Brian Hickey’s not asking for much — just a simple apology from the gutless driver who ran him over and left him for dead in South Jersey a few months ago.

Brian Hickey's not asking for much — just a simple apology from the gutless driver who ran him over and left him for dead in South Jersey a few months ago.
One might expect the former City Paper managing editor to be calling for a harsher form of justice, given all he's had to endure since he was mowed down Nov. 28 walking near a PATCO stop in Collingswood.
Hickey, 35, suffered a traumatic brain injury and was in a medically-induced coma for eight days at the Cooper University Hospital, in Camden.
Doctors removed two large bones from his skull during a bilaterial craniectomy — bones they will eventually have to put back into place. For now, he wears a protective helmet.
A month after the accident, Hickey learned to move his right arm again, and his rehab efforts started to gain steam.
Hickey returned to his East Falls home last month, but the accident and the unresolved investigation still torments him and his wife, Angela.

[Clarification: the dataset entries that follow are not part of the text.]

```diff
@@ -963,12 +973,13 @@
         li.staging = span ? 2 : contig ? 1 : 0;
         li.coop = coop ? 1 : 0;
         li.kp = contig ? contig_kp(sdw) : span ? span_kp : 0;
-        li.padded_rows = contig && a.cpitch != c.stride ? 1 : 0;
+        li.padded_rows = padded ? 1 : 0;
         li.n_windows = (int32_t)S.win.size();
         for (const Window& w : S.win)
             if (w.global && (w.nop_end > w.nop_begin || w.sop_end > w.sop_begin)) li.global_window = 1;
         li.count_kernel = !(P->packed && P->n_seq > 0) ? 0 : cfn ? 1 : 2;
         li.base_shift = (int32_t)a.base_shift;
+        li.scratch_bytes = !jfn ? 0 : P->jit_scratch[jk >= 0 ? jk : span_slot];
         li.grid = grid;
         li.blocks_needed = blocks_needed;
         P->last_info = li;
diff --git a/cobrix_amd/csrc/cbx_device.h b/cobrix_amd/csrc/cbx_device.h
--- a/cobrix_amd/csrc/cbx_device.h
+++ b/cobrix_amd/csrc/cbx_device.h
@@ -1508,8 +1508,27 @@
     }
 }
 
+__device__ __forceinline__ bool rows_padded(const KernelArgs& a) {
+#ifdef CBX_ROWS_PADDED
+    (void)a;
+    return CBX_ROWS_PADDED != 0;
+#else
+    return a.cpitch != 4 * a.stride_dw;
+#endif
+}
+#ifdef CBX_ROWS_PADDED
+constexpr bool kCoopExact = true;
+#else
+constexpr bool kCoopExact = false;
+#endif
+#if defined(CBX_ROWS_PADDED) && !defined(CBX_COOP_TEST_ROWS)
+constexpr bool kRowsLinear = CBX_ROWS_PADDED == 0;
+#else
+constexpr bool kRowsLinear = false;
+#endif
+
 __device__ __forceinline__ void contig_put(const KernelArgs& a, const ContigSpan& sp, int c, uint4 v, uint8_t* s_img) {
-    if (a.cpitch == 4 * a.stride_dw) {
+    if (!rows_padded(a)) {
         *(uint4*)(s_img + 16 * c) = v;
         return;
     }
@@ -1763,37 +1782,90 @@
     st.flush(a, lane);
 }
 
-template <int KP>
-__device__ __forceinline__ void coop_issue(const KernelArgs& a, const ContigSpan& sp, int wid, int lane,
+template <int KP, int kW>
+__device__ __forceinline__ void coop_issue(const KernelArgs& a, const ContigSpan& sp, int lane,
                                            uint4 (&buf)[(KP + kWavesPerBlock - 1) / kWavesPerBlock]) {
     constexpr int KH = (KP + kWavesPerBlock - 1) / kWavesPerBlock;
+    static_assert(KP <= kPre, "chunk offsets stay below 16 KiB");
+    if constexpr (!kCoopExact) {
+        int64_t left = a.data_len - sp.a0;
+        left = left < 0 ? 0 : (left > (1 << 20) ? (1 << 20) : left);
+        const uint64_t base = (uint64_t)(a.data + sp.a0);
+        const uint32_t lo = __builtin_amdgcn_readfirstlane((uint32_t)base);
+        const uint32_t hi = __builtin_amdgcn_readfirstlane((uint32_t)(base >> 32));
+        const int nbytes = __builtin_amdgcn_readfirstlane((int)left);
+        const int nch = __builtin_amdgcn_readfirstlane(sp.nch);
+        void* bp = (void*)(((uint64_t)hi << 32) | lo);
+        const __amdgpu_buffer_rsrc_t rs = __builtin_amdgcn_make_buffer_rsrc(bp, (short)0, nbytes, 0x00020000);
+#pragma unroll
+        for (int v = 0; v < KH; v++) {
+            const int c = (v * kWavesPerBlock + kW) * kWave + lane;
+            const int off = c < nch ? 16 * c : 0x7ffffff0;
+            const auto x = __builtin_amdgcn_raw_buffer_load_b128(rs, off, 0, kStageCpol);
+            buf[v] = make_uint4(x[0], x[1], x[2], x[3]);
+        }
+        return;
+    }
     int64_t left = a.data_len - sp.a0;
-    left = left < 0 ? 0 : (left > (1 << 20) ? (1 << 20) : left);
+    const int64_t span = 16 * (int64_t)sp.nch;
+    left = left < 0 ? 0 : (left > span ? span : left);
     const uint64_t base = (uint64_t)(a.data + sp.a0);
     const uint32_t lo = __builtin_amdgcn_readfirstlane((uint32_t)base);
     const uint32_t hi = __builtin_amdgcn_readfirstlane((uint32_t)(base >> 32));
     const int nbytes = __builtin_amdgcn_readfirstlane((int)left);
-    const int nch = __builtin_amdgcn_readfirstlane(sp.nch);
     void* bp = (void*)(((uint64_t)hi << 32) | lo);
     const __amdgpu_buffer_rsrc_t rs = __builtin_amdgcn_make_buffer_rsrc(bp, (short)0, nbytes, 0x00020000);
+    int ln = lane;
+#ifndef CBX_COOP_HOIST
+    asm volatile("" : "+v"(ln));
+#endif
+    int vo[(KP + 3) / 4];
+#pragma unroll
+    for (int k = 0; k < (KP + 3) / 4; k++) {
+        vo[k] = 16 * ln + 4096 * k;
+#ifndef CBX_COOP_SPREAD
+        asm volatile("" : "+v"(vo[k]));
+#endif
+    }
+#ifndef CBX_COOP_SPREAD
+    __builtin_amdgcn_sched_barrier(0);
+#endif
 #pragma unroll
     for (int v = 0; v < KH; v++) {
-        const int c = (v * kWavesPerBlock + wid) * kWave + lane;
-        const int off = c < nch ? 16 * c : 0x7ffffff0;
-        const auto x = __builtin_amdgcn_raw_buffer_load_b128(rs, off, 0, kStageCpol);
+        const int row = v * kWavesPerBlock + kW;
+        if (row >= KP) continue;
+        const auto x = __builtin_amdgcn_raw_buffer_load_b128(rs, vo[row / 4] + 1024 * (row % 4), 0, kStageCpol);
         buf[v] = make_uint4(x[0], x[1], x[2], x[3]);
     }
-}
-
-template <int KP>
-__device__ __forceinline__ void coop_put(const KernelArgs& a, const ContigSpan& sp, int wid, int lane,
+#ifndef CBX_COOP_SPREAD
+    __builtin_amdgcn_sched_barrier(0);
+#endif
+}
+
+template <int KP, int kW>
+__device__ __forceinline__ void coop_put(const KernelArgs& a, const ContigSpan& sp, int lane,
                                          const uint4 (&buf)[(KP + kWavesPerBlock - 1) / kWavesPerBlock], uint8_t* s_img) {
     constexpr int KH = (KP + kWavesPerBlock - 1) / kWavesPerBlock;
     int ln = lane;
     asm volatile("" : "+v"(ln));
+    if constexpr (!kCoopExact) {
+#pragma unroll
+        for (int v = 0; v < KH; v++) {
+            const int c = (v * kWavesPerBlock + kW) * kWave + ln;
+            if (c < sp.nch) contig_put(a, sp, c, buf[v], s_img);
+        }
+        return;
+    }
 #pragma unroll
     for (int v = 0; v < KH; v++) {
-        const int c = (v * kWavesPerBlock + wid) * kWave + ln;
+        const int row = v * kWavesPerBlock + kW;
+        if (row >= KP) continue;
+        const int c = row * kWave + ln;
+        if (kRowsLinear && row < KP - 1) {
+            *(uint4*)(s_img + 16 * c) = buf[v];
+            continue;
+        }
+        asm volatile("" ::"v"(buf[v].x), "v"(buf[v].y), "v"(buf[v].z), "v"(buf[v].w));
         if (c < sp.nch) contig_put(a, sp, c, buf[v], s_img);
     }
 }
@@ -1810,8 +1882,8 @@
 #endif
     tile = first_tile<Body>(tile);
     if (tile >= a.n_tiles) return;
-    coop_issue<KP>(a, contig_span(a, tile), wid, lane, buf);
-    coop_put<KP>(a, contig_span(a, tile), wid, lane, buf, l.img);
+    coop_issue<KP, kW>(a, contig_span(a, tile), lane, buf);
+    coop_put<KP, kW>(a, contig_span(a, tile), lane, buf, l.img);
     Stamps st;
     st.init();
     while (true) {
@@ -1820,7 +1892,7 @@
         const ContigSpan sp = contig_span(a, tile);
         const int64_t next = next_tile<Body>(tile, tstep);
         body.begin(tile);
-        coop_issue<KP>(a, contig_span(a, next), wid, lane, buf);
+        coop_issue<KP, kW>(a, contig_span(a, next), lane, buf);
         st.mark(1);
         TileCtx t = tile_ctx<false>(a, tile, lane);
         const uint32_t rec0 = (uint32_t)(lane * a.cpitch + 4 * sp.mis_dw);
@@ -1831,7 +1903,7 @@
         st.mark(5);
         tile = next;
         if (tile >= a.n_tiles) break;
-        coop_put<KP>(a, contig_span(a, tile), wid, lane, buf, l.img);
+        coop_put<KP, kW>(a, contig_span(a, tile), lane, buf, l.img);
     }
     st.flush(a, lane);
 }
diff --git a/cobrix_amd/csrc/cbx_jit.h b/cobrix_amd/csrc/cbx_jit.h
--- a/cobrix_amd/csrc/cbx_jit.h
+++ b/cobrix_amd/csrc/cbx_jit.h
@@ -235,7 +235,8 @@
 }
 
 static std::string jit_source(bool contig, int kp, int pro, int layout, const std::vector<Window>& win, const std::vector<NumOp>& nops,
-                              const std::vector<Batch>& batches, const std::vector<StrOp>& sops, bool span, bool count = false) {
+                              const std::vector<Batch>& batches, const std::vector<StrOp>& sops, bool span, bool count = false,
+                              int padded = -1) {
     std::ostringstream o;
     const bool view = layout == 1;
     if (const char* d = getenv("CBX_JIT_DEFINES")) {
@@ -249,15 +250,17 @@
             b = e + 1;
         }
     }
+    CoopSplit cs;
+    const bool coop = jit_coop_of(contig, span, pro, layout, win, nops, batches, sops, count, &cs);
+    const bool exact = coop && !count && !nops.empty() && padded >= 0;
     if (getenv("CBX_STR_NO_SHIFT")) o << "#define CBX_STR_NO_SHIFT 1\n";
     o << "#define CBX_STR_LAYOUT " << layout << "\n";
     o << "#define CBX_MODE " << (count ? 1 : 0) << "\n";
     if (count) o << "#define CBX_COUNT_LUT 1\n";
+    if (exact) o << "#define CBX_ROWS_PADDED " << (padded ? 1 : 0) << "\n";
     o << "#include \"cbx_device.h\"\n";
     bool late = !count && contig && !sops.empty() && (!nops.empty() || win.size() > 1);
     if (const char* e = getenv("CBX_JIT_LATE")) late = late && e[0] != '0';
-    CoopSplit cs;
-    const bool coop = jit_coop_of(contig, span, pro, layout, win, nops, batches, sops, count, &cs);
     if (contig) {
         int n_defer = 0;
         for (const NumOp& op : nops) n_defer = std::max(n_defer, op.defer + 1);
@@ -523,4 +526,11 @@
     return f->second;
 }
 
-}
+static int32_t jit_scratch_bytes(hipFunction_t fn) {
+    int v = 0;
+    if (!fn) return 0;
+    if (hipFuncGetAttribute(&v, HIP_FUNC_ATTRIBUTE_LOCAL_SIZE_BYTES, fn) != hipSuccess) return -1;
+    return (int32_t)v;
+}
+
+}
diff --git a/cobrix_amd/native.py b/cobrix_amd/native.py
--- a/cobrix_amd/native.py
+++ b/cobrix_amd/native.py
@@ -290,6 +290,10 @@
     _fields_ = [(n, ctypes.c_int32) for n in ("kind", "staging", "coop", "kp", "padded_rows", "n_windows",
                                                 "global_window", "count_kernel", "base_shift", "reserved")] + \
                [("grid", ctypes.c_int64), ("blocks_needed", ctypes.c_int64)]
+
+    @property
+    def scratch_bytes(self) -> int:
+        return int(self.reserved)
 
 
 def launch_info(plan_handle) -> CbxLaunchInfo:
diff --git a/include/cobrix_hip.h b/include/cobrix_hip.h
--- a/include/cobrix_hip.h
+++ b/include/cobrix_hip.h
@@ -185,7 +185,10 @@
     int32_t global_window;
     int32_t count_kernel;
     int32_t base_shift;
-    int32_t reserved;
+    union {
+        int32_t scratch_bytes;
+        int32_t reserved;
+    };
     int64_t grid, blocks_needed;
 } cbx_launch_info;
 int cbx_plan_launch_info(cbx_plan* plan, cbx_launch_info* out);
```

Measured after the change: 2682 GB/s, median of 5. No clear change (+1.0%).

"It kind of eats you up, knowing somebody out there almost killed you and doesn't have the balls to 'fess up and come forward," he told the Daily News yesterday.
"I would take an anonymous apology if the guy or girl just called and said, 'I hit you and I feel bad about it. I don't want to give my name because I don't want to go to jail.' That would give me closure."
Few leads or tips have made their way to Collingswood police, Hickey said.
To that end, his friends and family members put together a $10,000 reward for information leading to the arrest and conviction of the hit-and-run driver.
More supporters have popped up on Facebook, the popular social-networking Web site.
Hickey created a group, "Help me find the person who almost killed me," that reminds people of the reward.
He remembers little of what happened to him the night of the accident. Hickey took the train to Jersey to meet a few old high-school buddies for a guy's night out. He was run down on North Atlantic Avenue at West Linden at about 10:15 p.m.
The man who found Hickey bloodied and unconscious saw a car speeding east on Atlantic Avenue, but he didn't get a description of the car or the license plate.
Hickey, who worked as the campaign manager for labor leader John Dougherty's failed Senate bid last spring, said that he's grateful for the progress he's made. But he noted he has a long way to go on the road to recovery. Yesterday was a good day, he said. "I was able to walk by myself to the corner store."
Tipsters can contact Collingswood police at 856-854-2401, ext. 101.